When dwelling in the public eye, however, this privilege is compromised regardless of consent. In other words, people talk, paparazzi shoot, tabloidists exploit, publishers and producers sell.
But actors are in a somewhat unique predicament. Of all the art forms, the one they practice is the one most closely tied to fame and formation of a public persona. So whether or not they entered showbiz for the notoriety, by definition successful actors will earn it, and necessarily sacrifice their anonymity. Writers can hole up in private and create their worlds. Musicians can employ their instruments or voices without exposing anything more. Painters can close the studio door and concentrate unfettered on their canvases or clay.
For the performer, the nature of the medium is the loss of privacy. To act is to bare the entire person: In a production, the actor’s exterior self is revealed; outside of the production, the actor’s interior self is pondered by those who appreciate the work.
A public personality is defenseless against this curiosity. I may adore a writer’s work, but the closest I may ever know him or her is through a picture on a book jacket or thumbnail on IMDB. Meanwhile, an actor can fight for privacy, but in this information era, there always will be a way for fans to see more, learn more, read more about an actor, as ravenously as thirsty partygoers line up for an open bar.
From her onstage behavior at the 2013 Golden Globes—which at once showcased her proud, gracious 50-year-old self, streaked with endearing vulnerability—Ms. Foster was facing her fear and willingly sacrificing an element of privacy. For anyone who’s ever set out to face a fear, we know it’s an act that can turn anyone into a jelly-limbed, inarticulate mess. So to face a fear on a stage before countless peers and loved ones, not to mention the entire world, the act evidently can make even the most self-possessed public speaker jittery.
But true to her actor’s instinct of candor, Ms.
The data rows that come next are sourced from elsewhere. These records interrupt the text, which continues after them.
+                            full |= (v_ & 0xffffu) << (o * PK_NG);
+                        }
+                        const int m = full ? __builtin_ctz(full) : kt;
+                        bofs = (m < kt) ? (par * PK_SLOTS + m) * (int)SLF : -1;
+                        i += (m < kt) ? m + 1 : kt;
+                        par ^= 1;
+                        wn += 1;
+                        STAMP(5);
+                        if (i >= seg_end || failed) break;
+                    }
+                } else if (ev_i >= 0) {
+                    const int nft = PK_FWD_WAVES * WAVE;
+                    while (true) {
+                        const int kt = min(KT, seg_end - i);
+                        float* const SLs = slots + par * PK_SLOTS * SL_COUNT;
+                        float* const SV = sl0 + (size_t)par * PK_SLOTS * SLF;
+                        const int rpos0 = i % RING;
+                        const float* const bc = bofs < 0 ? w_cur : sl0 + bofs;
+                        const float* const bg = bofs < 0 ? w_gd : bc + PS;
+                        const int ln = opaque_lane(lane), ft = ev_i * WAVE + ln;
+                        PTNN_DIAG(pack_eval_begin);
+                        for (int s_ = ev_i; s_ < kt; s_ += PK_FWD_WAVES) {
+                            const int j = i + s_;
+                            const float adapttemp = (p.switch_step >= 0 && j >= p.switch_step) ? 1.0f : T;
+                            int e_ = rpos0 + s_; if (e_ >= RING) e_ -= RING;
+                            const float* sc_ = ring_s + e_ * 4;
+                            const float* nz = ring_n + (size_t)e_ * PS;
+                            const bool lg = sc_[0] < p.l_prob;
+                            float eta_pro = eta;
+                            if (TASK == TASK_REG) eta_pro = fmaf(p.step_eta, sc_[2], eta);
+                            float* pr = SV + (size_t)s_ * SLF;
+                            {
+                                const float* base = lg ? bg : bc;
+                                for (int e = ln; e < P; e += WAVE) pr[e] = fmaf(p.step_w, nz[e], base[e]);
+                            }
+                            gsync<true>();
+                            build_fw<I, O, true>(pr, my_fw, H, p.FWS);
+                            gsync<true>();
+                            const EvalSums es = eval_rows<TASK, I, O, true>(my_fw, xy, p.IPY, p.FWS, H, p.Ntr, Nall, nullptr);
+                            float ll, rm_tr, rm_te, ac_tr, ac_te;
+                            finish_eval<TASK, true>(es, p.Ntr, p.Nte, eta_pro, ll, rm_tr, rm_te, ac_tr, ac_te);
+                            const float ssq = block_sumsq<true>(pr, P, nullptr);
+                            const float prior_prop = prior_value<TASK>(p, ssq, eta_pro);
+                            const float d2 = lg ? block_sumsq<true>(nz, P, nullptr) : 0.0f;
+                            if (ln == 0) {
+                                float* sl = SLs + s_ * SL_COUNT;
+                                const float likprop = ll / adapttemp;
+                                sl[SL_LIKPROP] = likprop; sl[SL_PRIORPROP] = prior_prop; sl[SL_ETAPRO] = eta_pro;
+                                sl[SL_RM_TR] = rm_tr; sl[SL_RM_TE] = rm_te; sl[SL_AC_TR] = ac_tr; sl[SL_AC_TE] = ac_te;
+                                sl[SL_ADAPT] = adapttemp; sl[SL_LG] = lg ? 1.0f : 0.0f; sl[SL_D2] = d2;
+                                const float la = (likprop - lik) + (prior_prop - prior_cur);
+                                if (lg) {
+                                    sl[SL_LOGALPHA] = la;
+                                } else {
+                                    const float diff_prop = 0.0f;
+                                    const float logalpha = la + diff_prop;
+                                    const float mh = (logalpha != logalpha) ? 1.0f : fminf(1.0f, expf_fast(logalpha));
+                                    sl[SL_ACCEPT] = (sc_[1] < mh) ? 1.0f : 0.0f; sl[SL_LOGALPHA] = logalpha;
+                                }
+                            }
+                            gsync<true>();
+                        }
+                        fill_ring(ring_hi, i + RING, ev_i, PK_FWD_WAVES);
+                        ring_hi = i + RING;
+                        PTNN_DIAG(pack_eval_end);
+                        if (ln == 0) __hip_atomic_fetch_add(psync, 1u, __ATOMIC_RELEASE, __HIP_MEMORY_SCOPE_WORKGROUP);
+                        unsigned v0 = 0, v1 = 0;
+                        if (!lds_wait(psync + 1 + par, wn + 1u, false, v0)) failed = true;
+                        if (!failed && (v0 & 0xffffu) == 0 && !lds_wait(psync + 3 + par, wn + 1u, false, v1)) failed = true;
+                        if (failed) break;
+                        const unsigned full = (v0 & 0xffffu) | ((v1 & 0xffffu) << PK_NG);
+                        const int m = full ? __builtin_ctz(full) : kt;
+                        const int ncommit = (m < kt) ? m + 1 : kt;
+                        const float* const wacc = SV + (size_t)(m < kt ? m : 0) * SLF;
+                        for (int item = ft; item < ncommit * p.PW; item += nft) {
+                            const int s_ = (int)(((float)item + 0.5f) * inv_PW), e = item - s_ * p.PW;
+                            int tp = tpos0 + s_;
+                            if (tp >= p.trace_cap) tp -= p.trace_cap;
+                            p.tr_pos_w[(trow + (size_t)tp) * (size_t)p.PW + e] = (e < P) ? ((s_ == m) ? wacc : rec_w)[e] : 0.0f;
+                        }
+                        if (ft < ncommit) {
+                            const int s_ = ft;
+                            const bool acc_me = (s_ == m);
+                            const float* sl = SLs + s_ * SL_COUNT;
+                            int tp = tpos0 + s_;
+                            if (tp >= p.trace_cap) tp -= p.trace_cap;
+                            const size_t tpos = trow + (size_t)tp;
+                            store_trace_row(p.tr_scal + tpos * TR_COUNT, (TASK == TASK_REG) ? sl[SL_LIKPROP] : sl[SL_LIKPROP] * sl[SL_ADAPT],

Foster demonstrated another reason why she deserved the lifetime-achievement award she had just been presented by the Hollywood Foreign Press Association. Because she is a confident woman with nothing to hide, despite those who had condemned her for clinging to a dearly held privacy. And true to her human nature, she offered a piece of herself to a community that grows stronger with every positive admission.
There will be backlash. Her understandable trepidation and consequential onstage nerves instantly became fodder for those who easily judge and condemn from their private keyboards, as well as from some who probably themselves once had to face the same fear and risk.
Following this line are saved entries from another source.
template <class Key>
Key key_args(const mdx_ctx *c, const mdx_batch *b) {
    Key k{};
    k.n = b->n_reads; k.n_cigar = b->n_cigar; k.n_bases = b->n_bases;
    k.flag = b->flag; k.lib = b->lib; k.tid = b->tid; k.pos = b->pos;
    k.cigar_off = b->cigar_off; k.cigar = b->cigar; k.seq_off = b->seq_off; k.seq = b->seq;
// ... 156 lines not shown
        delete c;
        return MDX_ERR_HIP;
    }
    *out = c;
    if (cfg->nlib > 65535)
        return fail(c, MDX_ERR_ARG, "more than 65535 tables (libraries x reference groups): the 16-bit library column names "
                                    "no more, 0xFFFF being the record without a library");
    HIP_TRY(c, hipSetDevice(cfg->device));
    hipDeviceProp_t prop;
    HIP_TRY(c, hipGetDeviceProperties(&prop, cfg->device));
    c->n_cu = prop.multiProcessorCount > 0 ? prop.multiProcessorCount : 256;
    if (const char *e = getenv("MDX_TEST_CUS")) {
        const int n = atoi(e);
        if (n >= 1 && n < c->n_cu) c->n_cu = n;
    }
    HIP_TRY(c, hipStreamCreateWithFlags(&c->own_stream, hipStreamNonBlocking));
    c->stream = c->own_stream;
    lap("context, stream");

    const int lgd_lds = mdx_k_lgd_lds(cfg->length, cfg->around, cfg->lgd_max);
    if ((int64_t)cfg->nlib * (4LL * cfg->length * 29 + 8LL * (2LL * cfg->around + 512) +
                              4LL * lgd_lds + 128) > 0x7FFFFFF0LL || cfg->length > (1 << 24) || cfg->around > (1 << 24))
        return fail(c, MDX_ERR_ARG, "table too large (nlib * length)");
    c->dims = mdx_make_dims(cfg->length, cfg->around, cfg->nlib, cfg->lgd_max, lgd_lds);
    int group = cfg->nlib;
    while (group > 1 && mdx_k_lds_bytes(mdx_make_dims(cfg->length, cfg->around, group, cfg->lgd_max, lgd_lds)) > kLdsLimit)
        group--;
    const MdxDims gdims = mdx_make_dims(cfg->length, cfg->around, group, cfg->lgd_max, lgd_lds);
    c->lds_bytes = mdx_k_lds_bytes(gdims);
    if (c->lds_bytes <= kLdsLimit) {
        c->mode = MDX_MODE_LDS;
        c->lib_group = group;
        c->max_grid = c->n_cu * (2048 / mdx_k_block_threads());
        HIP_TRY(c, mdx_k_prepare(c->lds_bytes));
        {
            const MdxDims d1 = mdx_make_dims(cfg->length, cfg->around, 1, cfg->lgd_max, lgd_lds);
            c->pk = mdx_k_pk_config(d1, kLdsLimit);
            HIP_TRY(c, mdx_k_prepare_packed(mdx_k_pk_lds_bytes(d1, c->pk)));
            if (const char *e = getenv("MDX_DEBUG_PK")) if (*e && *e != '0')
                fprintf(stderr, "[mdx] packed kernels: blocks of %d threads, %zu bytes of LDS, columns %s\n", c->pk.threads, mdx_k_pk_lds_bytes(d1, c->pk),
                        c->pk.pfl ? "prefetched into the LDS" : "by plain loads");
        }
        lap("kernels");
        HIP_TRY(c, hipMalloc((void **)&c->d_partials, (size_t)c->max_grid * gdims.w_total * 4));
    } else {
        c->mode = MDX_MODE_GLOBAL;
        c->max_grid = c->n_cu * (2048 / mdx_k_block_threads());
    }
    HIP_TRY(c, hipMalloc((void **)&c->d_raw, (size_t)c->dims.w_total * 8));
    c->lgd_copies = mdx_lgd_copies_for(cfg->nlib, cfg->lgd_max);
    HIP_TRY(c, hipMalloc((void **)&c->d_lgd_dense, (size_t)lgd_words(c) * 8 * c->lgd_copies));
    HIP_TRY(c, hipMalloc((void **)&c->d_lgd_over, (size_t)(cfg->lgd_over_cap > 0 ? cfg->lgd_over_cap : 1) * 32));
    HIP_TRY(c, hipMalloc((void **)&c->d_n_lgd_over, 8));
    HIP_TRY(c, hipMalloc((void **)&c->d_err, 8));
    int rc = zero_accumulators(c);
    if (rc != MDX_OK) return rc;
    HIP_TRY(c, hipStreamSynchronize(c->stream));
    lap("accumulators");
    return MDX_OK;
// ... 477 lines not shown
            const int64_t n_tiles = (b->n_reads + T - 1) / T;
            const int64_t n_pools = mdx_n_pools((unsigned)grid);
            const int64_t chunk = MDX_POOL_CHUNK;
            const int64_t pool_tiles = ((n_tiles + n_pools * chunk - 1) / (n_pools * chunk)) * chunk, pool_waves = (grid / n_pools) * wpb_l;
            const bool quota = fuse || (pmask && !ml);
            a.tile_quota = quota ? (int)(2 * ((pool_tiles + pool_waves - 1) / pool_waves) + 2) : 0x7FFFFFFF;
            a.list_cap = fuse ? (int64_t)a.tile_quota * T + 128 : 0;
            a.round_tiles = MDX_ROUND_TILES;
            a.ring_size = MDX_LIST_RING;
            if (quota) while ((int64_t)a.ring_size < (int64_t)a.tile_quota * T + 128) a.ring_size *= 2;
            if (!c->d_tile_ctr) {
                HIP_TRY(c, hipMalloc((void **)&c->d_tile_ctr, (size_t)MDX_CTR_WORDS * 4));
                HIP_TRY(c, hipMemsetAsync(c->d_tile_ctr, 0, (size_t)MDX_CTR_WORDS * 4, c->stream));
            }
            if (n_pools * MDX_CTR_PAD > MDX_CTR_WORDS / 2 || n_pools * MDX_CTR_PAD > MDX_CTR_WORDS) return fail(c, MDX_ERR_STATE, "more blocks than tile counters");
            a.tile_ctr = c->d_tile_ctr;
            {
                const size_t list_bytes = (size_t)nwaves * (size_t)MDX_WAVE_SCRATCH(a.ring_size) * 16;
                if (c->lists.reserve(list_bytes) != hipSuccess)
                    return fail(c, MDX_ERR_HIP, "the per-wavefront lists of this launch (" + std::to_string(list_bytes >> 20) + " MiB) could not be allocated" +
                                (quota ? ": tabulate the batch in smaller pieces" : ""));
            }
            a.lists = (uint4 *)c->lists.p;
            c->last_geom[0] = grid; c->last_geom[1] = wpb_l; c->last_geom[2] = (int32_t)n_tiles; c->last_geom[3] = (int32_t)n_pools;
        }
        hipEvent_t e0 = nullptr, e1 = nullptr;
        if (c->timing) {
            HIP_TRY(c, hipEventCreate(&e0));
            HIP_TRY(c, hipEventCreate(&e1));
            HIP_TRY(c, hipEventRecord(e0, c->stream));
        }
        mdx_batch b_fold;
        const mdx_batch *bs = b;
        if (pmask && !folded) {
            if (lo == 0) {
                HIP_TRY(c, c->lowq.reserve(((size_t)b->n_bases + 1) / 2 + 64));
                const bool bits = b->lowq != nullptr;
                if (b->libsort) return fail(c, MDX_ERR_ARG, "mdx_batch::libsort of a MDX_SEQ_4BIT batch under --min-basequal: upload the batch with the context it is tabulated with");
                mdx_k_fold_mask(b->seq, (uint8_t *)c->lowq.p, b->qual, bits ? b->lowq : nullptr, b->n_bases, c->cfg.minqual, c->stream);
                HIP_TRY(c, hipGetLastError());
// ... 29 lines not shown
                    c->n_libsorts++;
                }
                blob = c->libsort.p;
            }
            MdxLibSort ls;
            mdx_k_libsort_layout(const_cast<void *>(blob), b->n_reads, b->n_cigar, b->n_bases, c->cfg.nlib, &ls);
            if (c->strata.n_groups > 0 && b->libsort && lo == 0) mdx_k_strata_kept_from_sort(ls.lib_start, c->cfg.nlib, c->strata.d_strata_kept, c->stream);
            a.flag = ls.flag; a.tid = ls.tid; a.pos = ls.pos; a.tlen = ls.tlen;
            a.cigar_off = ls.cigar_off; a.cigar = ls.cigar; a.seq_off = ls.seq_off; a.seq = ls.seq;
            a.perm = ls.perm; a.lib_start = ls.lib_start; a.sort_bad = ls.bad;
            HIP_TRY(c, c->ml_partials.reserve((size_t)mdx_n_pools((unsigned)grid) * 16));
            a.ml_plan = (const uint4 *)c->ml_partials.p;
            mdx_k_ml_plan(ls.lib_start, lo, gn, mdx_tile_records(a.dims, a.pfl_off != 0), grid, c->ml_partials.p, c->stream);
        }
        const size_t n_ctr = (size_t)mdx_n_pools((unsigned)grid);
        if (!c->tile_ctr_clean || n_ctr > 4096) HIP_TRY(c, hipMemsetAsync(c->d_tile_ctr, 0, n_ctr * MDX_CTR_PAD * 4, c->stream));
        c->tile_ctr_clean = false;
        if (fuse) {
            HIP_TRY(c, hipMemsetAsync(fuse->mr_raw, 0xFF, (size_t)b->n_reads * 8, c->stream));
            const int64_t nwaves = (int64_t)grid * wpb_l;
            HIP_TRY(c, c->rs_in.reserve((size_t)nwaves * (size_t)(a.list_cap + 1) * 4));
            a.rs.gen_count = (uint32_t *)c->rs_in.p;
            a.rs.gen_list = a.rs.gen_count + nwaves;
            if (packed) { mdx_k_tabulate_packed_fused(a, grid, lds, c->stream); c->n_packed++; }
            else mdx_k_tabulate_fused(a, grid, lds, c->stream);
            c->fuse_list_cap = a.list_cap;
            if (fused_grid) *fused_grid = grid;
        } else if (packed) {
            if (pmask) mdx_k_tabulate_packed_masked(a, grid, c->pk.threads, lds, c->stream);
            else if (mdx_k_tabulate_packed(a, grid, c->pk.threads, lds, c->stream)) c->n_geo_spec++;
            c->n_packed++;
        } else {
            mdx_k_tabulate(a, c->mode, mask, grid, lds, c->stream);
        }
        if (c->timing) {
            HIP_TRY(c, hipEventRecord(e1, c->stream));
            c->events.emplace_back(e0, e1);
        }
        HIP_TRY(c, hipGetLastError());
        if (c->mode == MDX_MODE_LDS) {
            if (ml) mdx_k_reduce_partials(c->d_partials, a.raw, c->d_raw + c->dims.w_total - 1, a.dims.w_total, grid, c->stream, c->d_tile_ctr, gn, c->dims.w_lib, a.ml_plan);
            else
            mdx_k_reduce_partials(c->d_partials, a.raw, c->d_raw + c->dims.w_total - 1, a.dims.w_total, grid, c->stream, c->d_tile_ctr);
            c->tile_ctr_clean = a.dims.w_total >= 4096 && n_ctr <= 4096;
            HIP_TRY(c, hipGetLastError());
        }
    }
    return MDX_OK;
}

int mdx_tabulate_device(mdx_ctx *c, const mdx_batch *b) { return tabulate_impl(c, b, nullptr, nullptr); }

int mdx_tabulate_host(mdx_ctx *c, const mdx_batch *h) {
    int rc = check_batch(c, h);
    if (rc != MDX_OK) return rc;
    if (h->n_reads == 0) return MDX_OK;
    HIP_TRY(c, hipSetDevice(c->cfg.device));
    const int64_t n = h->n_reads;
    const void *src[10] = {h->flag, h->lib, h->tid, h->pos, h->tlen, h->cigar_off, h->cigar, h->seq_off, h->seq, h->qual};
// ... 73 lines not shown
        std::snprintf(msg, sizeof msg, "record %lld (index within its batch + the record base): %s", (long long)(err >> 8), mdx_strerror(code));
        return fail(c, code, msg);
    }
    if ((int64_t)nover > c->cfg.lgd_over_cap) return fail(c, MDX_ERR_LGD_OVERFLOW, mdx_strerror(MDX_ERR_LGD_OVERFLOW));
    return MDX_OK;
}

int64_t mdx_table_words(const mdx_ctx *c) {
    if (!c) return 0;
    return mis_words(c) + comp_words(c) + lgd_words(c) + 2;
}

int mdx_finish_device(mdx_ctx *c, uint64_t *d_tables) {
    if (!c || !d_tables) return MDX_ERR_ARG;
    HIP_TRY(c, hipSetDevice(c->cfg.device));
    mdx_k_finalize(c->d_raw, c->d_lgd_dense, c->d_n_lgd_over, c->dims, c->lgd_copies, (unsigned long long *)d_tables, c->stream);
    HIP_TRY(c, hipGetLastError());
    return MDX_OK;
}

In the big world, however, where compassion and unity reside, Jodie Foster’s deliverance surpassed the fact that we all knew her deal already. It let her break ground for a new era where privacy is meaningless if it means you’re hiding something from those who lend you’re their love. The dirt always gets out anyway, especially in Hollywood, so better to lay it on the line, demolish the rumor mill, and let inspiration take root. It’s better for all of us in the long run.
Kelsy Chauvin is a freelance writer specializing in lesbian and gay topics. She is based in Brooklyn, NY. (www.kelsychauvin.com)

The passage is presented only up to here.